Re: Making nice niser for system hogging programs

From: Jens Axboe
Date: Wed Oct 05 2005 - 05:04:08 EST


On Tue, Oct 04 2005, Matt Helsley wrote:
> On Sun, 2005-10-02 at 13:07 +1000, Con Kolivas wrote:
> > On Sun, 2 Oct 2005 12:26, Marc Perkel wrote:
> > > Just a thought -----
> > >
> > > Programs like cp -a /bigdir /backup and rsync usually bring the server
> > > to a crawl no matter how much "nice" you put on them.
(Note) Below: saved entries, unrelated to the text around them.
+struct RtPackedScene;
+void rt_cell_through_packed(const RtPackedScene& pk, RtCellThroughArgs a);
+size_t rt_cell_through_bytes(uint32_t n_cells, uint32_t n_lights, size_t budget_left);
+int rt_launch_cell_through(const RtDevScene& sc, const RtCellThroughArgs& a, void* stream);
diff --git a/hslu_i/ba_raytracing/f2501_raytracer_amd/csrc/rt_cell_through.hip b/hslu_i/ba_raytracing/f2501_raytracer_amd/csrc/rt_cell_through.hip
--- /dev/null
+++ b/hslu_i/ba_raytracing/f2501_raytracer_amd/csrc/rt_cell_through.hip
@@ -0,0 +1,19 @@
+#include <hip/hip_runtime.h>
+
+#include "rt_cell_through.h"
+
+#define RT_CELL_THROUGH_WG 256u
+
+__global__ __launch_bounds__(RT_CELL_THROUGH_WG) void rt_cell_through_kernel(RtDevScene sc, RtCellThroughArgs a) {
+  const uint32_t c = blockIdx.x * RT_CELL_THROUGH_WG + threadIdx.x;
+  if (c >= a.cell.n_cells) return;
+  rt_cell_through_cell(sc, sc.base, a, c, a.cell.lists + (size_t)c * sc.n_lights * RT_PRUNE_LIST_SLOTS);
+}
+
+int rt_launch_cell_through(const RtDevScene& sc, const RtCellThroughArgs& a, void* stream) {
+  if (a.cell.n_cells == 0u || sc.n_lights == 0u || sc.n_lights > 8u) return 0;
+  if (!a.marks_end || !a.cell.lists) return (int)hipErrorInvalidValue;
+  hipLaunchKernelGGL(rt_cell_through_kernel, dim3((a.cell.n_cells + RT_CELL_THROUGH_WG - 1u) / RT_CELL_THROUGH_WG), dim3(RT_CELL_THROUGH_WG), 0,
+                     (hipStream_t)stream, sc, a);
+  return (int)hipGetLastError();
+}
diff --git a/hslu_i/ba_raytracing/f2501_raytracer_amd/csrc/rt_host.h b/hslu_i/ba_raytracing/f2501_raytracer_amd/csrc/rt_host.h
--- a/hslu_i/ba_raytracing/f2501_raytracer_amd/csrc/rt_host.h
+++ b/hslu_i/ba_raytracing/f2501_raytracer_amd/csrc/rt_host.h
@@ -277,6 +277,7 @@
   DevBuf resolve_work;
   DevBuf cell_wide;
   bool cell_wide_built = false;
+  size_t cell_marks_bytes = 0;
   bool cell_lists_built = false;
   uint32_t n_cells = 0, n_tri_cells = 0;
   float flags_key[8] = {-1.f, 0.f, 0.f, 0.f, 0.f, 0.f, 0.f, 0.f};
diff --git a/hslu_i/ba_raytracing/f2501_raytracer_amd/csrc/rt_kernels.hip b/hslu_i/ba_raytracing/f2501_raytracer_amd/csrc/rt_kernels.hip
--- a/hslu_i/ba_raytracing/f2501_raytracer_amd/csrc/rt_kernels.hip
+++ b/hslu_i/ba_raytracing/f2501_raytracer_amd/csrc/rt_kernels.hip
@@ -503,6 +503,9 @@
 struct WaveCtx {
   uint32_t n_nodes, n_tris, s_nodes, s_tris, s_passes, n_exact, s_exact;
   uint32_t o_exec, o_miss;
+#if RT_WORK_STATS == 2
+  uint32_t o_tri, o_thru;
+#endif
 #if RT_PROFILE
   unsigned long long t_mark;
   unsigned long long prof[7];
@@ -519,6 +522,7 @@
   static constexpr bool FAR_ORIGINS = false;
   static constexpr bool OCC_MEMO = false;
   static constexpr bool WIDE = false;
+  static constexpr bool THROUGH = false;
 };
 template <uint32_t N_, int TABLES_>
 struct CfgSoft {
@@ -530,6 +534,7 @@
   static constexpr bool FAR_ORIGINS = false;
   static constexpr bool OCC_MEMO = TABLES_ == CFG_TABLES_LISTS;
   static constexpr bool WIDE = TABLES_ == CFG_TABLES_LISTS;
+  static constexpr bool THROUGH = TABLES_ == CFG_TABLES_LISTS;
 };
 struct CfgRays : CfgGeneric {
   static constexpr bool FAR_ORIGINS = true;
@@ -968,7 +973,8 @@
   if (MODE == COLLECT_OWN && have_pre) {
     for (uint32_t i = 0; i < pre_count; i++) {
       const uint32_t slot = (uint32_t)__builtin_amdgcn_readlane((int)pre_reg, (int)i);
-      if (beam_rejects_all(slot, grp)) continue;
+      const bool certain = C::THROUGH && (slot >> 31) != 0u;
+      if (!certain && beam_rejects_all(slot, grp)) continue;
       if (L.count >= cand_cap) {
         L.count = RT_CAND_OVERFLOW;
         return L;
@@ -1040,6 +1046,30 @@
   (void)t_tri;
 
   auto test_tri = [&](uint32_t slot, lanemask lanes) {
+    if constexpr (C::THROUGH && LIST) {
+      lanemask h = lanes & ~S.occ;
+      const bool certain = (slot >> 31) != 0u;
+      slot &= 0xFFFFu;
+      if (!certain) {
+        float4 q0 = sload<float4>(sc, sc.off_tri_isect + slot * 48u);
+        float4 q1 = sload<float4>(sc, sc.off_tri_isect + slot * 48u + 16u);
+        float4 q2 = sload<float4>(sc, sc.off_tri_isect + slot * 48u + 32u);
+        float t;
+        h = tri_hit(q0, q1, q2, o, d, h, tmax, t, W.s_exact);
+        h &= wave_ballot(t <= tmax);
+      }
+      if (h) {
+        float4 sh = sload<float4>(sc, sc.off_tri_shade + slot * 16u);
+#if RT_WORK_STATS == 2
+        const uint32_t exec0 = W.o_exec;
+#endif
+        shadow_accumulate_memo<CULL>(sc, S, memo, __float_as_uint(sh.w), mk(sh.x, sh.y, sh.z), d, h, W.o_exec, W.o_miss);
+#if RT_WORK_STATS == 2
+        W.o_tri += W.o_exec - exec0, W.o_thru += certain ? W.o_exec - exec0 : 0u;
+#endif
+      }
+      return;
+    }
     float4 q0 = sload<float4>(sc, sc.off_tri_isect + slot * 48u);
     float4 q1 = sload<float4>(sc, sc.off_tri_isect + slot * 48u + 16u);
     float4 q2 = sload<float4>(sc, sc.off_tri_isect + slot * 48u + 32u);
@@ -1049,7 +1079,13 @@
     if (h) {
       float4 sh = sload<float4>(sc, sc.off_tri_shade + slot * 16u);
       if (C::OCC_MEMO) {
+#if RT_WORK_STATS == 2
+        const uint32_t exec0 = W.o_exec;
+#endif
         shadow_accumulate_memo<CULL>(sc, S, memo, __float_as_uint(sh.w), mk(sh.x, sh.y, sh.z), d, h, W.o_exec, W.o_miss);
+#if RT_WORK_STATS == 2
+        W.o_tri += W.o_exec - exec0;
+#endif
       } else {
         Mat m = load_mat_u(sc, __float_as_uint(sh.w));
         V3 n = mk(sh.x, sh.y, sh.z);
@@ -1220,6 +1256,9 @@
 __device__ __forceinline__ void wave_init(Wave& w) {
   w.ctx.n_nodes = w.ctx.n_tris = w.ctx.s_nodes = w.ctx.s_tris = w.ctx.s_passes = w.ctx.n_exact = w.ctx.s_exact = 0;
   w.ctx.o_exec = w.ctx.o_miss = 0;
+#if RT_WORK_STATS == 2
+  w.ctx.o_tri = w.ctx.o_thru = 0;
+#endif
   w.cnt_kind[0] = w.cnt_kind[1] = w.cnt_kind[2] = 0;
   w.cnt_shadow = w.cnt_pass = w.cnt_lanes = w.cnt_traced = 0;
 #if RT_PROFILE
@@ -1246,7 +1285,7 @@
 #elif RT_WORK_STATS == 2
     const unsigned long long v[RT_N_COUNTERS] = {w.cnt_kind[0], w.cnt_kind[1], w.cnt_kind[2], w.cnt_shadow, written,
                                                  w.cnt_pass,    w.cnt_lanes,   w.ctx.o_exec,   w.ctx.o_miss, w.ctx.s_nodes,
-                                                 w.ctx.s_tris,  w.ctx.s_passes, w.ctx.n_exact, w.ctx.s_exact, w.cnt_traced};
+                                                 w.ctx.s_tris,  w.ctx.s_passes, w.ctx.o_tri,   w.ctx.o_thru,  w.cnt_traced};
 #else
     const unsigned long long v[RT_N_COUNTERS] = {w.cnt_kind[0], w.cnt_kind[1], w.cnt_kind[2], w.cnt_shadow, written,
                                                  w.cnt_pass,    w.cnt_lanes,   w.ctx.n_nodes,  w.ctx.n_tris, w.ctx.s_nodes,
@@ -1681,12 +1720,34 @@
         if (!unusable) {
           have_pre = true;
           const uint32_t lane_id = threadIdx.x & 63u;
+          uint32_t mark = 0u, n_marking = 0u;
+          bool marks_on = false;
+          if constexpr (C::THROUGH) {
+            const uintptr_t wp = (uintptr_t)P.cell_wide;
+            marks_on = (wp & 1u) != 0u && !wide_m && !(use_m & wave_ballot((lst.x & 0xFFFFu) == RT_CELL_LIST_END));
+            typedef const uint8_t __attribute__((address_space(1))) * GP;
+            if (marks_on && use) mark = ((GP)((wp & ~(uintptr_t)1u) - 0x100000000ull))[(uint32_t)~(cidx * sc.n_lights + l)];
+          }
           for (lanemask todo = use_m & ~wave_ballot((lst.x & 0xFFFFu) == RT_CELL_LIST_END) & ~wide_m; todo;) {
             const int fl = __ffsll((long long)todo) - 1;
             const uint32_t c = (uint32_t)__builtin_amdgcn_readlane((int)cidx, fl);
+            uint32_t mbits = 0u;
+            if constexpr (C::THROUGH) mbits = (uint32_t)__builtin_amdgcn_readlane((int)mark, fl), n_marking++;
             auto add_slot = [&](uint32_t slot) {
               if (slot >= RT_CELL_LIST_OVERFLOW) return;
               const lanemask filled = pre_count >= 64u ? ~0ull : ((1ull << pre_count) - 1ull);
+              if constexpr (C::THROUGH) {
+                const uint32_t marked = (mbits & 1u) << 16;
+                mbits >>= 1;
+                const lanemask there = wave_ballot((pre_reg & 0xFFFFu) == slot) & filled;
+                if (there) {
+                  pre_reg += lane_of(there) ? marked : 0u;
+                  return;
+                }
+                lane_put(pre_reg, pre_count, slot | marked, lane_id);
+                pre_count++;
+                return;
+              }
               if (wave_ballot(pre_reg == slot) & filled) return;
               lane_put(pre_reg, pre_count, slot, lane_id);
               pre_count++;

Is there any way
> > > to make "nice" smarter in that it limits io as well as processor usage?
> > > If cp and rsyne ran a little slower IO wise then everything else could
> > > run too.
> >
> > The latest cfq io scheduler supports io nice levels. By default it links the
> > io nice levels to the cpu nice levels so if you use cfq and set your file
> > commands nice 19 they will use as little io priority as possible. Note this
> > only works on the read side but that makes a dramatic difference already.
> >
> > Cheers
> > Con
>
> If you want a way to assign io priorities without relying on process
> inheritance and (re)nice you might find CKRM, with it's cfq-based IO
> controller, useful.
>
> Basically you create a set of classes that group tasks and give an
> appropriate share of IO performance to tasks in that class. As processes
> get created CKRM will assign tasks to the IO classes based on a set of
> rules. You can run commands like:
>
> mkdir /rcfs/taskclass/makin_copies
> echo 'res=io,guarantee=20' > /rcfs/taskclass/makin_copies/shares
> echo 'path=/usr/bin/rsync,class=makin_copies' > /rcfs/ce/rsync_rule
> echo 'path=/bin/cp,class=makin_copies' > /rcfs/ce/cp_rule
>
> to set this up. This should make CKRM useful for those unwilling to
> become full-time administrators just to run their own desktops.

Has the CKRM io controller been updated to 2.6.13 level CFQ, or is it
still using the very basic per-request based io sharing?